# 10 back to back centuries (with video!)



## Ridley (Jul 15, 2015)

Hi! I wanted to introduce myself.

I've been into bike touring for a few years now, but my style of touring is a little different. I use a road bike, I pack ultralight using frame bags, and I enjoy covering distance more than I do exploring towns and seeing the sights.

So I feel like I have more in common with you guys than I do most tourists.

For example, here is an outline of one of my last tours, where I did 10 centuries back to back, with the longest day being 141 miles!

Here's a video of that 141 mile day, where I started in New Orleans and finished in Alabama

Here is an image of the setup I used on my last tour. I was averaging about 80 miles and 8000' of climbing per day...not as far as I had wanted but I ran into some issues. First day was so foggy I had to brake on descents I'd otherwise cruise down due to lack of visibility...broke two spokes 60 miles from the nearest bike shop in virginia, etc...

--------------------------------

Anyways, I'm in the market for a new bike. The Ridley Fenix you can in the pictures and videos was recently totaled. I thought maybe you folks would have some good input on a bike that would be good for everything from the casual century to a TransAmerica Bike Race style race. TABR is something that I would like to try within the next few years, after all 

https://forums.roadbikereview.com/b...de-new-road-bike-can-take-beating-355791.html - There's a thread I started on what I want from a new bike. I'll be checking this thread too in case you'd rather just post here.

Basically I want a road bike designed for speed and handling above everything else. However, I'm 6'4/200lb, so it has to come in a size big enough to accommodate me. Trying to keep it under 2,000$ all said and done. My original intention was to buy another aluminum bike like my Ridley, or look into light weight steel frames or a budget Ti frame. However, more and more people are telling me I should just go carbon. They're telling me since I pack so light and use soft frame bags, carbon should hold up fine. Studying the bikes and gear people are using on TABR and similar races, it doesn't seem too far off from the setups I've adopted. So now I'm planning to test ride some carbon framed bikes over the weekend and go from there.


----------



## robwh9 (Sep 2, 2004)

I like my Soma Stanyan for lightweight touring and everyday riding. It has Tange Prestige steel frame and eyelets for racks and fenders. Nice lugs too. Ultegra triple crankset gets me up the hills. It's way under $1K for frame and fork.


----------



## DaveRider (Jul 29, 2016)

The video won't open.

Did you take Hwy 11 or 90 to Al?


----------



## Peter P. (Dec 30, 2006)

I don't have much input but what I CAN tell you is, carbon cannot take a beating. Scuffs, scrapes, dropping the bike; forget it. You want steel or titanium.

I certainly wouldn't say you "pack light". That saddle bag looks huge. How's the bike handle with such a load so high and rearward? I'd do anything to get that load as low as possible; it would improve the handling of the bike significantly.

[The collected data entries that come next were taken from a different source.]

#ifdef BX_CONV_STAMPS
__device__ unsigned long long bx_conv_stamps[64 * 8];
extern "C" int bx_debug_conv_stamps(unsigned long long* host_out) {
  return hipMemcpyFromSymbol(host_out, HIP_SYMBOL(bx_conv_stamps), sizeof(unsigned long long) * 64 * 8) == hipSuccess ? 0 : -1;
}
#define BX_CSTAMP(i) do { if (cstamp_wg >= 0 && threadIdx.x == 0) bx_conv_stamps[cstamp_wg * 8 + (i)] = __builtin_amdgcn_s_memtime(); } while (0)
#else
#define BX_CSTAMP(i) do { } while (0)
#endif
template <int CK, int NC, int TW, int IMGS = 1, bool POOL = false, bool C8 = false, bool W22 = false>
__global__ __launch_bounds__(256) void k_conv_mfma(const bf16_t* __restrict__ x, const bf16_t* __restrict__ wp, const float* __restrict__ bias,
    const bf16_t* __restrict__ mask_src, const bf16_t* __restrict__ addend, bf16_t* __restrict__ y,
    int H, int W, int Ci, int Co, int relu, int tiles_x, int tiles_y, uint32_t x_bytes, BxConvPoolEpi pe, WgradRedList red, int nred) {
  constexpr int TH = 8, HWID = TW + 2, HH = TH + 2, CKB = CK * 2, NCH = CK / 8, KS = (9 * CK + 31) / 32;
  constexpr int MP = (W22 ? 2 : 1) * IMGS * TH * TW / 64;
  constexpr int NCW = W22 ? NC / 2 : NC;
  static_assert(!W22 || (NC % 2 == 0 && !POOL && !C8), "2 x 2 wave grid: even NC, plain epilogue");
  constexpr int TPI = TH * TW / 16;
  constexpr int TPR = TW / 16;
  extern __shared__ __attribute__((aligned(16))) char lds[];
  if ((int)blockIdx.x < nred) {
    if (blockIdx.y == 0) wgrad_reduce_list(red, (int)blockIdx.x, reinterpret_cast<float4*>(lds));
    return;
  }
  const int bid = (int)blockIdx.x - nred;
  const int gx = (int)gridDim.x - nred;
#ifdef BX_CONV_STAMPS
  const int cstamp_lin = (int)(blockIdx.y * gridDim.x + blockIdx.x);
  const int cstamp_wg = (cstamp_lin % 4 == 1 && cstamp_lin / 4 < 64) ? cstamp_lin / 4 : -1;
#endif
  BX_CSTAMP(0);
  const int tx = bid % tiles_x, ty = (bid / tiles_x) % tiles_y, b = (bid / (tiles_x * tiles_y)) * IMGS;
  const int wave = threadIdx.x >> 6, lane = threadIdx.x & 63, g = lane >> 4, li = lane & 15;
  const int wpix = W22 ? wave >> 1 : wave;
  const int y0 = ty * TH, x0 = tx * TW, co_base = blockIdx.y * (NC * 16) + (W22 ? (wave & 1) * NCW * 16 : 0);
  if (POOL) conv_pool_transpose_w1x1(pe, Co);

  f32x4 acc[MP][NCW];
#pragma unroll
  for (int i = 0; i < MP; ++i)
#pragma unroll
    for (int n = 0; n < NCW; ++n) acc[i][n] = (f32x4){0.f, 0.f, 0.f, 0.f};

  const int nchunk = Ci / CK;
  const int Cw = C8 ? 16 : Co;
  constexpr int NU = IMGS * HH * HWID * NCH, NR = (NU + 255) / 256;
  const __amdgpu_buffer_rsrc_t xres = __builtin_amdgcn_make_buffer_rsrc((void*)x, 0, x_bytes, 0x00020000);
  uint32_t hoff[NR];
#pragma unroll
  for (int k = 0; k < NR; ++k) {
    const int u = threadIdx.x + k * 256;
    const int p = u / NCH, c = u % NCH;
    const int img = p / (HH * HWID), pl = p - img * (HH * HWID);
    const int iy = y0 + pl / HWID - 1, ix = x0 + pl % HWID - 1;
    const bool ok = u < NU && (unsigned)iy < (unsigned)H && (unsigned)ix < (unsigned)W;
// ... 333 lines not shown
    for (int n = 0; n < NCW; ++n) {
      float v[4] = {acc[i][n][0] + bz[n].x, acc[i][n][1] + bz[n].y, acc[i][n][2] + bz[n].z, acc[i][n][3] + bz[n].w};
      if (relu) {
#pragma unroll
        for (int r = 0; r < 4; ++r) v[r] = fmaxf(v[r], 0.f);
      }
      if (mask_src) {
        const u32x2 m = mk[i][n];
        const uint32_t mm[4] = {m.x & 0xffffu, m.x >> 16, m.y & 0xffffu, m.y >> 16};
#pragma unroll
        for (int r = 0; r < 4; ++r) v[r] = (mm[r] != 0u && mm[r] < 0x8000u) ? v[r] : 0.f;
      }
      if (addend) {
        const u32x2 a2 = ad[i][n];
        v[0] += __uint_as_float(a2.x << 16); v[1] += __uint_as_float(a2.x & 0xffff0000u);
        v[2] += __uint_as_float(a2.y << 16); v[3] += __uint_as_float(a2.y & 0xffff0000u);
      }
      const u32x2 out = {pack2bf(v[0], v[1]), pack2bf(v[2], v[3])};
      __builtin_amdgcn_raw_buffer_store_b64(out, yres, offs[i] + (uint32_t)(n * 32), 0, 0);
    }
  }
  BX_CSTAMP(6);
}

template <int CK, int NC, int TW, bool POOL = false, bool C8 = false>
__global__ __launch_bounds__(256, (CK == 16 && NC == 1 && TW == 32 && !POOL) ? 4 : 1) void k_conv_mfma_p(const bf16_t* __restrict__ x, const bf16_t* __restrict__ wp, const float* __restrict__ bias,
    const bf16_t* __restrict__ mask_src, const bf16_t* __restrict__ addend, bf16_t* __restrict__ y,
    int H, int W, int Co, int relu, int tiles_x, int tiles_y, int ntiles, uint32_t x_bytes, BxConvPoolEpi pe, WgradRedList red, int nred) {
  constexpr int TH = 8, HWID = TW + 2, HH = TH + 2, CKB = CK * 2, NCH = CK / 8, KS = (9 * CK + 31) / 32;
  constexpr int MP = TH * TW / 64, TPR = TW / 16;
  constexpr int NU = HH * HWID * NCH, NR = (NU + 255) / 256;
  extern __shared__ __attribute__((aligned(16))) char lds[];
  if ((int)blockIdx.x < nred) {
    if (blockIdx.y == 0) wgrad_reduce_list(red, (int)blockIdx.x, reinterpret_cast<float4*>(lds));
    return;
  }
  const int first_tile = (int)blockIdx.x - nred, tile_stride = (int)gridDim.x - nred;
  const int co_base = blockIdx.y * (NC * 16);
  const int wave = threadIdx.x >> 6, lane = threadIdx.x & 63, g = lane >> 4, li = lane & 15;
  uint4 rv[NR];
  const __amdgpu_buffer_rsrc_t xres = __builtin_amdgcn_make_buffer_rsrc((void*)x, 0, x_bytes, 0x00020000);
  int hpy[NR], hpx[NR];
  uint32_t hrel[NR];
#pragma unroll
  for (int k = 0; k < NR; ++k) {
    const int u = threadIdx.x + k * 256;
    const int p = u / NCH, c = u % NCH;
    hpy[k] = u < NU ? p / HWID - 1 : -100000;
    hpx[k] = p % HWID - 1;
    hrel[k] = (uint32_t)(((p / HWID - 1) * W + (p % HWID - 1)) * CK + c * 8) * 2u;
  }
  auto fetch = [&](int tile) {
    const int tx = tile % tiles_x, ty = (tile / tiles_x) % tiles_y, b = tile / (tiles_x * tiles_y);
    const int y0 = ty * TH, x0 = tx * TW;
    const uint32_t tbase = (uint32_t)(((b * H + y0) * W + x0) * CK) * 2u;
#pragma unroll
    for (int k = 0; k < NR; ++k) {
      const bool ok = (unsigned)(y0 + hpy[k]) < (unsigned)H && (unsigned)(x0 + hpx[k]) < (unsigned)W;
      const uint32_t off = ok ? tbase + hrel[k] : 0x80000000u;
      const u32x4 v = __builtin_amdgcn_raw_buffer_load_b128(xres, off, 0, 0);
      rv[k] = make_uint4(v.x, v.y, v.z, v.w);
    }
  };
  const uint32_t y_bytes = (uint32_t)((size_t)(ntiles / (tiles_x * tiles_y)) * H * W * Co * 2);
  const __amdgpu_buffer_rsrc_t yres = __builtin_amdgcn_make_buffer_rsrc((void*)y, 0, y_bytes, 0x00020000);
  const bool mbits = (relu & 2) != 0;
  const __amdgpu_buffer_rsrc_t mres = __builtin_amdgcn_make_buffer_rsrc((void*)(mask_src ? mask_src : y), 0, mbits ? y_bytes / 8 : y_bytes, 0x00020000);
// ... 441 lines not shown
  if (y1)
    hipLaunchKernelGGL((k_conv12_mfma<true>), dim3((unsigned)gx), dim3(256), lds, (hipStream_t)stream, (const bf16_t*)x, (const bf16_t*)packed1_mfma, bias1,
                       (const bf16_t*)packed2_mfma, bias2, (bf16_t*)y1, (bf16_t*)y2, mask1, mask2, H, W, tiles_x, tiles_y, (int)ntiles, xb);
  else
    hipLaunchKernelGGL((k_conv12_mfma<false>), dim3((unsigned)gx), dim3(256), lds, (hipStream_t)stream, (const bf16_t*)x, (const bf16_t*)packed1_mfma, bias1,
                       (const bf16_t*)packed2_mfma, bias2, (bf16_t*)nullptr, (bf16_t*)y2, (unsigned char*)nullptr, (unsigned char*)nullptr, H, W, tiles_x, tiles_y, (int)ntiles, xb);
  BX_CHECK_LAUNCH("bx_conv3x3_pair");
  return BX_OK;
}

I'd get a road bike with small front or rear panniers. And don't let everyone tell you stories about how aero panniers are not (which is probably why everyone is running those seat bags).


----------



## Aadub (May 30, 2015)

I would go with a Titanium frame with rack mounts. Lots of great deals on ebay directly from Lynskey.

If you are staying on the roads I do agree with Peter on the panniers, at least on the back.


----------



## Ridley (Jul 15, 2015)

DaveRider said:


> The video won't open.
> 
> Did you take Hwy 11 or 90 to Al?



I had to take my videos down for the time being, I'll post an update when they're back up. I took 90 and camped out near the University in Pensacola.



Peter P. said:


> I don't have much input but what I CAN tell you is, carbon cannot take a beating. Scuffs, scrapes, dropping the bike; forget it. You want steel or titanium.
> 
> I certainly wouldn't say you "pack light". That saddle bag looks huge. How's the bike handle with such a load so high and rearward? I'd do anything to get that load as low as possible; it would improve the handling of the bike significantly.
> 
> I'd get a road bike with small front or rear panniers. And don't let everyone tell you stories about how aero panniers are not (which is probably why everyone is running those seat bags).



Oh well. I got a great deal on a Trek Emonda (full carbon, Ultegra, with tons of accessories for under a grand) so I went with that. Kicks ass for commuting, touring is proving trickier though. My Revelate frame bag doesn't fit, so I'll probably order the smaller size and try that. I've been doing overnighters with just the saddlebag and top tube bag, it's been fun. This bike is a blast to ride compared to my Ridley.

I consider 9lbs of gear packing light for a bicycle tourist, but everyone has their own standards. That rear bag does look bulky, but it only had 4 or 5 pounds in it tops, so it doesn't affect handling as much as you might think looking at it. Plus I weigh 210lbs myself, so that counter-acts the bags influence.

I tried a handlebar bag on the tour before this one with a similar weight in it (4-5lbs) and that affected my handling a great deal more than the saddlebag, so much so I refuse to use them anymore. The saddlebag does shift side to side when I'm out of the saddle, but I don't pedal like that often while touring so it doesn't bother me.

I run the seat bags because they're less than half the weight of most rear racks with no panniers on them, and they have as much capacity as I require. Panniers are overkill for my needs. Aero benefits are a nice side benefit but not my primary motivation for using them, weight is.


----------